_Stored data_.
## Certify no-plane leaves via scatter eigen bound to skip RANSAC prescreen

When a leaf's inlier budget is one or two points, the wave computes f64 scatter sums with DPP reductions and uses a determinant/trace lower bound on the smallest eigenvalue to prove no plane can hold all (or all but one) points. Certified leaves skip the two-stage prescreen and only reject degenerate or risky hypotheses with a cheap cross-product check. The change also recomputes the lane id via mbcnt and makes the fast flag uniform through readfirstlane. It adds f64 wave reductions on small-budget leaves, and it depends on the bound being conservative so that results stay exact.

```diff
diff --git a/octreelib_amd/csrc/plane_cert.h b/octreelib_amd/csrc/plane_cert.h
--- /dev/null
+++ b/octreelib_amd/csrc/plane_cert.h
@@ -0,0 +1,61 @@
+#pragma once
+
+#if defined(__HIPCC__) || defined(__CUDACC__)
+#define PLANE_CERT_HD __host__ __device__ inline
+#else
+#define PLANE_CERT_HD inline
+#endif
+
+namespace plane_cert {
+
+struct Scatter {
+  double xx, xy, xz, yy, yz, zz;
+  double cx, cy, cz;
+  double tr;
+};
+
+PLANE_CERT_HD Scatter scatter_from_sums(int n, double sx, double sy, double sz, double sxx, double sxy, double sxz,
+                                        double syy, double syz, double szz) {
+  Scatter s;
+  const double inv_n = 1.0 / (double)n;
+  s.cx = sx * inv_n;
+  s.cy = sy * inv_n;
+  s.cz = sz * inv_n;
+  s.xx = sxx - sx * s.cx;
+  s.xy = sxy - sx * s.cy;
+  s.xz = sxz - sx * s.cz;
+  s.yy = syy - sy * s.cy;
+  s.yz = syz - sy * s.cz;
+  s.zz = szz - sz * s.cz;
+  s.tr = (s.xx + s.yy) + s.zz;
+  return s;
+}
+
+PLANE_CERT_HD bool eigen_floor_exceeds(double xx, double xy, double xz, double yy, double yz, double zz,
+                                       double tr_full, int m, double t) {
+  if (!(tr_full > 0x1p-200 && tr_full < 0x1p200 && t >= 0x1p-100 && t <= 0x1p100 && m >= 1)) return false;
+  const double tr = (xx + yy) + zz;
+  if (!(tr > 0.0)) return false;
+  const double det = (xx * (yy * zz - yz * yz) - xy * (xy * zz - yz * xz)) + xz * (xy * yz - yy * xz);
+  const double allowance = 0x1p-30 * ((tr_full * tr_full) * tr_full);
+  const double trb = tr + 0x1p-32 * tr_full;
+  const double lhs = 4.0 * (det - allowance);
+  const double rhs = ((double)m * (t * t)) * (1.0 + 0x1p-10) * (trb * trb);
+  return lhs > rhs;
+}
+
+PLANE_CERT_HD bool no_plane_holds_all(const Scatter& s, int n, double t) {
+  if (n < 3) return false;
+  return eigen_floor_exceeds(s.xx, s.xy, s.xz, s.yy, s.yz, s.zz, s.tr, n, t);
+}
+
+PLANE_CERT_HD bool no_plane_holds_others(const Scatter& s, int n, double rx, double ry, double rz, double t) {
+  if (n < 4) return false;
+  const double qx = rx - s.cx, qy = ry - s.cy, qz = rz - s.cz;
+  const double w = (double)n / (double)(n - 1);
+  const double wx = w * qx, wy = w * qy, wz = w * qz;
+  return eigen_floor_exceeds(s.xx - wx * qx, s.xy - wx * qy, s.xz - wx * qz, s.yy - wy * qy, s.yz - wy * qz,
+                             s.zz - wz * qz, s.tr, n - 1, t);
+}
+
+}
diff --git a/octreelib_amd/csrc/ransac.hip b/octreelib_amd/csrc/ransac.hip
--- a/octreelib_amd/csrc/ransac.hip
+++ b/octreelib_amd/csrc/ransac.hip
@@ -4,6 +4,7 @@
 
 #include "forest.h"
 #include "lookback.h"
+#include "plane_cert.h"
 #include "wave_utils.h"
 
 namespace {
@@ -366,7 +367,24 @@
   return __uint_as_float(wave_max_u32(__float_as_uint(m)));
 }
 
-template <int THREADS>
+template <int CTRL, int ROW_MASK>
+__device__ __forceinline__ double dpp_f64_or_zero(double v) {
+  const int lo = __builtin_amdgcn_update_dpp(0, __double2loint(v), CTRL, ROW_MASK, 0xF, false);
+  const int hi = __builtin_amdgcn_update_dpp(0, __double2hiint(v), CTRL, ROW_MASK, 0xF, false);
+  return __hiloint2double(hi, lo);
+}
+__device__ __forceinline__ double wave_sum_f64(double v) {
+  v += dpp_f64_or_zero<0xB1, 0xF>(v);
+  v += dpp_f64_or_zero<0x4E, 0xF>(v);
+  v += dpp_f64_or_zero<0x141, 0xF>(v);
+  v += dpp_f64_or_zero<0x140, 0xF>(v);
+  v += dpp_f64_or_zero<0x142, 0xA>(v);
+  v += dpp_f64_or_zero<0x143, 0xC>(v);
+  return __hiloint2double(__builtin_amdgcn_readlane(__double2hiint(v), 63),
+                          __builtin_amdgcn_readlane(__double2loint(v), 63));
+}
+
+template <int THREADS, bool SFAST = false>
 __device__ __forceinline__ void stage_local(unsigned tx, double ox, double oy, double oz, const BlockDesc& d,
                                             double px, double py, double pz, f4* loc,
                                             float* wext, uint32_t* wfast, float* ext_out = nullptr,
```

_INSTRUCTIONS FOR THE TASK_.
Exactly as shown, give every record again.

_RESULT OF THE EXERCISE_.
## Certify no-plane leaves via scatter eigen bound to skip RANSAC prescreen

When a leaf's inlier budget is one or two points, the wave computes f64 scatter sums with DPP reductions and uses a determinant/trace lower bound on the smallest eigenvalue to prove no plane can hold all (or all but one) points. Certified leaves skip the two-stage prescreen and only reject degenerate or risky hypotheses with a cheap cross-product check. The change also recomputes the lane id via mbcnt and makes the fast flag uniform through readfirstlane. It adds f64 wave reductions on small-budget leaves, and it depends on the bound being conservative so that results stay exact.

```diff
diff --git a/octreelib_amd/csrc/plane_cert.h b/octreelib_amd/csrc/plane_cert.h
--- /dev/null
+++ b/octreelib_amd/csrc/plane_cert.h
@@ -0,0 +1,61 @@
+#pragma once
+
+#if defined(__HIPCC__) || defined(__CUDACC__)
+#define PLANE_CERT_HD __host__ __device__ inline
+#else
+#define PLANE_CERT_HD inline
+#endif
+
+namespace plane_cert {
+
+struct Scatter {
+  double xx, xy, xz, yy, yz, zz;
+  double cx, cy, cz;
+  double tr;
+};
+
+PLANE_CERT_HD Scatter scatter_from_sums(int n, double sx, double sy, double sz, double sxx, double sxy, double sxz,
+                                        double syy, double syz, double szz) {
+  Scatter s;
+  const double inv_n = 1.0 / (double)n;
+  s.cx = sx * inv_n;
+  s.cy = sy * inv_n;
+  s.cz = sz * inv_n;
+  s.xx = sxx - sx * s.cx;
+  s.xy = sxy - sx * s.cy;
+  s.xz = sxz - sx * s.cz;
+  s.yy = syy - sy * s.cy;
+  s.yz = syz - sy * s.cz;
+  s.zz = szz - sz * s.cz;
+  s.tr = (s.xx + s.yy) + s.zz;
+  return s;
+}
+
+PLANE_CERT_HD bool eigen_floor_exceeds(double xx, double xy, double xz, double yy, double yz, double zz,
+                                       double tr_full, int m, double t) {
+  if (!(tr_full > 0x1p-200 && tr_full < 0x1p200 && t >= 0x1p-100 && t <= 0x1p100 && m >= 1)) return false;
+  const double tr = (xx + yy) + zz;
+  if (!(tr > 0.0)) return false;
+  const double det = (xx * (yy * zz - yz * yz) - xy * (xy * zz - yz * xz)) + xz * (xy * yz - yy * xz);
+  const double allowance = 0x1p-30 * ((tr_full * tr_full) * tr_full);
+  const double trb = tr + 0x1p-32 * tr_full;
+  const double lhs = 4.0 * (det - allowance);
+  const double rhs = ((double)m * (t * t)) * (1.0 + 0x1p-10) * (trb * trb);
+  return lhs > rhs;
+}
+
+PLANE_CERT_HD bool no_plane_holds_all(const Scatter& s, int n, double t) {
+  if (n < 3) return false;
+  return eigen_floor_exceeds(s.xx, s.xy, s.xz, s.yy, s.yz, s.zz, s.tr, n, t);
+}
+
+PLANE_CERT_HD bool no_plane_holds_others(const Scatter& s, int n, double rx, double ry, double rz, double t) {
+  if (n < 4) return false;
+  const double qx = rx - s.cx, qy = ry - s.cy, qz = rz - s.cz;
+  const double w = (double)n / (double)(n - 1);
+  const double wx = w * qx, wy = w * qy, wz = w * qz;
+  return eigen_floor_exceeds(s.xx - wx * qx, s.xy - wx * qy, s.xz - wx * qz, s.yy - wy * qy, s.yz - wy * qz,
+                             s.zz - wz * qz, s.tr, n - 1, t);
+}
+
+}
diff --git a/octreelib_amd/csrc/ransac.hip b/octreelib_amd/csrc/ransac.hip
--- a/octreelib_amd/csrc/ransac.hip
+++ b/octreelib_amd/csrc/ransac.hip
@@ -4,6 +4,7 @@
 
 #include "forest.h"
 #include "lookback.h"
+#include "plane_cert.h"
 #include "wave_utils.h"
 
 namespace {
@@ -366,7 +367,24 @@
   return __uint_as_float(wave_max_u32(__float_as_uint(m)));
 }
 
-template <int THREADS>
+template <int CTRL, int ROW_MASK>
+__device__ __forceinline__ double dpp_f64_or_zero(double v) {
+  const int lo = __builtin_amdgcn_update_dpp(0, __double2loint(v), CTRL, ROW_MASK, 0xF, false);
+  const int hi = __builtin_amdgcn_update_dpp(0, __double2hiint(v), CTRL, ROW_MASK, 0xF, false);
+  return __hiloint2double(hi, lo);
+}
+__device__ __forceinline__ double wave_sum_f64(double v) {
+  v += dpp_f64_or_zero<0xB1, 0xF>(v);
+  v += dpp_f64_or_zero<0x4E, 0xF>(v);
+  v += dpp_f64_or_zero<0x141, 0xF>(v);
+  v += dpp_f64_or_zero<0x140, 0xF>(v);
+  v += dpp_f64_or_zero<0x142, 0xA>(v);
+  v += dpp_f64_or_zero<0x143, 0xC>(v);
+  return __hiloint2double(__builtin_amdgcn_readlane(__double2hiint(v), 63),
+                          __builtin_amdgcn_readlane(__double2loint(v), 63));
+}
+
+template <int THREADS, bool SFAST = false>
 __device__ __forceinline__ void stage_local(unsigned tx, double ox, double oy, double oz, const BlockDesc& d,
                                             double px, double py, double pz, f4* loc,
                                             float* wext, uint32_t* wfast, float* ext_out = nullptr,
```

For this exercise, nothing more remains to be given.